Algunos de esos datos los resguardan los comerciantes con los que se realizan las transacciones, otros están a disposición de quienes facilitan las herramientas de búsqueda, la información privada publicada en redes sociales no parece tener límites, y en muchos casos ninguna protección.
En ocasiones, los datos personales le son requeridos al cliente, como en el caso del sistema financiero que está obligado a conocer a sus clientes, o el sistema de salud, que requiere de datos todavía más privados y sensitivos, pero hay muchos casos en que los datos se comparten sin conocimiento expreso del usuario.
Por ejemplo, los datos de ubicación y destino de llamadas de los usuarios de telefonía celular, y los datos que generan los sistemas de pago de peajes y transporte público (a menos que sea prepago anónimo).
La seguridad de nuestros datos privados que nos brindan las instituciones financieras, los proveedores de servicios de salud, los operadores de telefonía celular, los comercios electrónicos y los administradores de sistemas de pagos electrónicos, depende, en parte, de las obligaciones regulatorias, y, en parte, de las medidas de ciberseguridad que se adopten. Es bien sabido que en materia de ciberseguridad no existe riesgo cero, y que conforme el riesgo se acerca a cero, el costo crece exponencialmente.
Un mínimo de privacidad
Todo esto me lleva a considerar si tendrán razón los fatalistas que con frecuencia leemos que dicen “la privacidad se acabó, acostúmbrese”. Yo no creo que la privacidad sea un derecho humano por accidente histórico, creo importante que podamos mantener un mínimo de privacidad e intimidad.
Creo que el resguardo de los datos financieros, de salud y de telecomunicaciones debe regularse estrictamente, incluyendo la adopción de las medidas de ciberseguridad más extremas (como el cifrado de todos los datos en tránsito y en reposo).

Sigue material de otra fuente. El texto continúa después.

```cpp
#define TJ_SLOT_BITS 14
#define TJ_SLOTS (1 << TJ_SLOT_BITS)
#define TJ_CAP 8192
#define TJ_THREADS 1024
#define TJ_RUN (TJ_THREADS / 64)
#define TJ_QBATCH 4
#define TJ_MAXK 16
#define TJ_EMPTY (~0ull)

#define DH_ST_TJ_HITCAP 0x80
#define DH_ST_TJ_OVERFLOW 0x100

TJ_HD uint32_t tj_home(uint32_t canon) { return (canon * 0x9E3779B1u) >> (32 - TJ_SLOT_BITS); }
TJ_HD uint64_t tj_slot(uint32_t canon, uint32_t ori, uint32_t idx) { return ((uint64_t)canon << 32) | (ori << 31) | idx; }

template <class Claim>
TJ_HD void tj_insert(uint64_t *tab, uint64_t v, Claim claim)
{
    uint32_t h = tj_home((uint32_t)(v >> 32));
    while (!claim(tab + h, v)) h = (h + 1) & (TJ_SLOTS - 1);
}

template <class F>
TJ_HD void tj_walk(const uint64_t *tab, uint32_t canon, F f)
{
    for (uint32_t h = tj_home(canon);; h = (h + 1) & (TJ_SLOTS - 1)) {
        const uint64_t s = tab[h];
        if (s == TJ_EMPTY) return;
        if ((uint32_t)(s >> 32) == canon) f((uint32_t)s);
    }
}

struct TjMatch {
    int32_t fwd, rev;
    uint32_t emit;
};
TJ_HD TjMatch tj_match(const uint64_t *tab, uint32_t canon, uint32_t bori, bool pal, int32_t tcap, int32_t strands)
{
    int32_t runf = 0, runr = 0;
    tj_walk(tab, canon, [&](uint32_t lo) {
        const bool same = (lo >> 31) == bori;
        runf += (same || pal) ? 1 : 0;
        runr += (!same || pal) ? 1 : 0;
    });
    TjMatch m;
    m.emit = ((runf > 0 && runf <= tcap && (strands & 1)) ? 1u : 0u) | ((runr > 0 && runr <= tcap && (strands & 2)) ? 2u : 0u);
    m.fwd = (m.emit & 1u) ? runf : 0;
    m.rev = (m.emit & 2u) ? runr : 0;
    return m;
}

#ifndef DH_TJOIN_SLOT_CODE_ONLY
#include "dh_device.h"
#include "dh_join.h"

struct TjView {
    const uint32_t *gent;
    int32_t ngroups;
    const int4 *units;
    int32_t nunits;
    int32_t read0;
    uint64_t *segtab;
    uint64_t *hits;
    int64_t hits_cap;
    unsigned long long *cursor;
    uint32_t *queue;
    int32_t *status;
};

extern "C" {
void dhk_tj_group_offsets(hipStream_t st, const uint32_t *dir, int32_t ngroups, int32_t k, int32_t shift, int64_t nb,
                          uint32_t *gent);
void dhk_tjoin(hipStream_t st, DbView B, IndexView ix, DhOpts o, TjView t, int32_t ncu);
}
#endif
#endif
```

### dentist_amd/csrc/dh_tjoin.hip

```cpp
#include <hip/hip_runtime.h>
#include <stdint.h>
#include <stdio.h>
#include <stdlib.h>

#include <algorithm>

#include "dh_kmer.h"
#include "dh_tjoin.h"

#define LANES 64
#define HIT_QBITS 24

#ifdef DH_TJ_PROF
__device__ unsigned long long g_tj_prof[4];
#define TP(i) if (tid == 0) { const unsigned long long t_ = wall_clock64(); atomicAdd(&g_tj_prof[i], t_ - tp_); tp_ = t_; }
#define TP_BEGIN unsigned long long tp_ = wall_clock64();
extern "C" void dhk_tj_prof_dump()
{
    unsigned long long h[4];
    (void)hipMemcpyFromSymbol(h, HIP_SYMBOL(g_tj_prof), sizeof(h));
    if (h[3])
        fprintf(stderr, "[tj prof] k_tjoin, %llu units: table build %.1f roll + probe %.1f write %.1f us per unit and block\n", h[3],
                h[0] / 100.0 / h[3], h[1] / 100.0 / h[3], h[2] / 100.0 / h[3]);
    unsigned long long z[4] = {0};
    (void)hipMemcpyToSymbol(HIP_SYMBOL(g_tj_prof), z, sizeof(z));
}
#else
#define TP(i)
#define TP_BEGIN
#endif

__global__ void __launch_bounds__(256)
k_tj_group_offsets(const uint32_t *__restrict__ dir, int32_t ngroups, int32_t k, int32_t shift, int64_t nb, uint32_t *__restrict__ gent)
{
    const int32_t g = blockIdx.x * blockDim.x + threadIdx.x;
    if (g > ngroups) return;
    int64_t b = (int64_t)(((uint64_t)g << (2 * k)) >> shift);
    b = b < nb ? b : nb;
    gent[g] = dir[b - 1];
}

static __device__ __forceinline__ uint32_t tj_pack8(uint64_t w)
{
    uint64_t x = __builtin_bswap64(w) & 0x0303030303030303ull;
    x = (x | (x >> 6)) & 0x000F000F000F000Full;
    x = (x | (x >> 12)) & 0x000000FF000000FFull;
    return (uint32_t)((x | (x >> 24)) & 0xFFFFull);
}

template <bool WRITE>
static __device__ uint32_t tj_read(const DbView &B, const IndexView &ix, const DhOpts &o, const KmerSampler &smp, const uint64_t *tab,
                                   int32_t r, int lane, uint32_t g0, uint64_t *__restrict__ out, uint32_t limit, uint32_t *cur)
{
    constexpr int PER = 8, STEP = LANES * PER;
    constexpr uint64_t BAD = 0xFCFCFCFCFCFCFCFCull;
    const int64_t bo = B.off[r];
    const int32_t blen = (int32_t)(B.off[r + 1] - bo);
    const uint8_t *b = B.bases + bo;
    const int k = o.k;
    const int32_t npos = blen - k + 1;
    const uint32_t kmask = k >= 16 ? 0xFFFFFFFFu : ((1u << (2 * k)) - 1u);
    const uint32_t kbits = (1u << k) - 1u;
    uint32_t cnt = 0;
    uint64_t n0 = 0, n1 = 0, n2 = 0, nm = 0;
    auto fetch = [&](int32_t q0) {
        if (q0 < npos) {
            n0 = load8(b + q0);
            n1 = load8(b + q0 + 8);
            n2 = load8(b + q0 + 16);
            if (B.mask_bits) nm = load8(B.mask_bits + ((bo + q0) >> 3)) >> ((bo + q0) & 7);
        }
    };
    fetch(lane * PER);
    for (int32_t base = 0; base < npos; base += STEP) {
        const int32_t q0 = base + lane * PER;
        const uint64_t w0 = n0, w1 = n1, w2 = n2;
        const uint32_t mbits = (uint32_t)nm;
        fetch(q0 + STEP);
        if (q0 >= npos) continue;
        uint32_t nbits = 0;
        if ((w0 | w1 | w2) & BAD) {
            for (int i = 0; i < 8; i++) {
                nbits |= (((w0 >> (8 * i)) & 0xFC) ? 1u : 0u) << i;
                nbits |= (((w1 >> (8 * i)) & 0xFC) ? 1u : 0u) << (8 + i);
                nbits |= (((w2 >> (8 * i)) & 0xFC) ? 1u : 0u) << (16 + i);
            }
        }
        const uint64_t P = ((uint64_t)tj_pack8(w0) << 32) | ((uint64_t)tj_pack8(w1) << 16) | (uint64_t)tj_pack8(w2);
        uint64_t R = __brevll(~P);
        R = (((R >> 1) & 0x5555555555555555ull) | ((R & 0x5555555555555555ull) << 1)) >> 16;
#pragma unroll
        for (int j = 0; j < PER; j++) {
            const int32_t q = q0 + j;
            const uint32_t km = (uint32_t)(P >> (48 - 2 * k - 2 * j)) & kmask;
            const uint32_t rc = (uint32_t)(R >> (2 * j)) & kmask;
            const uint32_t canon = km < rc ? km : rc;
            const bool em = q < npos && !(((nbits | mbits) >> j) & kbits) && kmer_sampled((uint64_t)canon, smp);
            if (!em) continue;
            const uint32_t bori = km != canon ? 1u : 0u;
            const bool pal = km == rc;
            const TjMatch m = tj_match(tab, canon, bori, pal, o.tcap, o.strands);
            if (!WRITE)
                cnt += (uint32_t)(m.fwd + m.rev);
            else if (m.emit) {
                tj_walk(tab, canon, [&](uint32_t lo) {
                    const bool same = (lo >> 31) == bori;
                    const int64_t gv = (int64_t)(ix.ent[g0 + (lo & 0x7FFFFFFFu)].y & ((1ull << 40) - 1));
                    for (int32_t strand = 0; strand < 2; strand++) {
                        if (!(m.emit & (1u << strand)) || !(strand ? (!same || pal) : (same || pal))) continue;
                        const int32_t qs = strand ? blen - k - q : q;
                        const int64_t D = gv + ix.sepv - qs;
                        const uint32_t slot = atomicAdd(cur, 1u);
                        if (slot < limit) out[slot] = ((uint64_t)strand << 63) | ((uint64_t)D << HIT_QBITS) | (uint32_t)qs;
                        cnt++;
                    }
                });
            }
        }
    }
    return cnt;
}
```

La información personal que constantemente brindamos a empresas de búsquedas, de comercio electrónico y de redes sociales es mucho más difícil de regular. Todas cumplen con divulgar lo que pueden hacer con los datos de los usuarios y cómo evitar brindarles la información, pero nadie lee dichas divulgaciones.
Las redes sociales ofrecen maneras de mantener los datos privados (definir quiénes pueden acceder los datos), pero dichas configuraciones son difíciles de entender y tienden a cambiar con frecuencia.
El problema se complica si fuera cierto lo que me han comentado recientemente. Dicen que muchas empresas utilizan las redes sociales para conocer a los posibles empleados, eso no tiene nada de malo, lo que si preocupa es que, supuestamente, cuando no encuentran a un prospecto en las redes sociales, lo descartan, ya que “debe tener algo raro, o tiene algo que esconder”.
La clara discriminación que este comportamiento encierra es preocupante, sobre todo, porque es casi imposible de confirmar, a menos que sea una política expresa y documentada del departamento de recursos humanos.
Gran problema
El mayor problema es que la mayoría de la gente no se ha dado cuenta de la magnitud del problema. Esto se puede atacar de dos maneras. Que una institución pública, con fondos públicos, haga una campaña de concientización (en redes sociales y medios tradicionales) y que utilice los Centros Comunitarios Inteligentes para ayudar a los que requieran ayuda a adoptar medidas de privacidad.
La otra es que un emprendedor invierta en la concientización y venda el servicio de capacitación para la adopción de las medidas. El mejor y más rápido enfoque es, obviamente, una combinación de las dos.
Sin lugar a dudas, la manera más segura de hacer valer el derecho a la privacidad en redes sociales es no participar en ellas.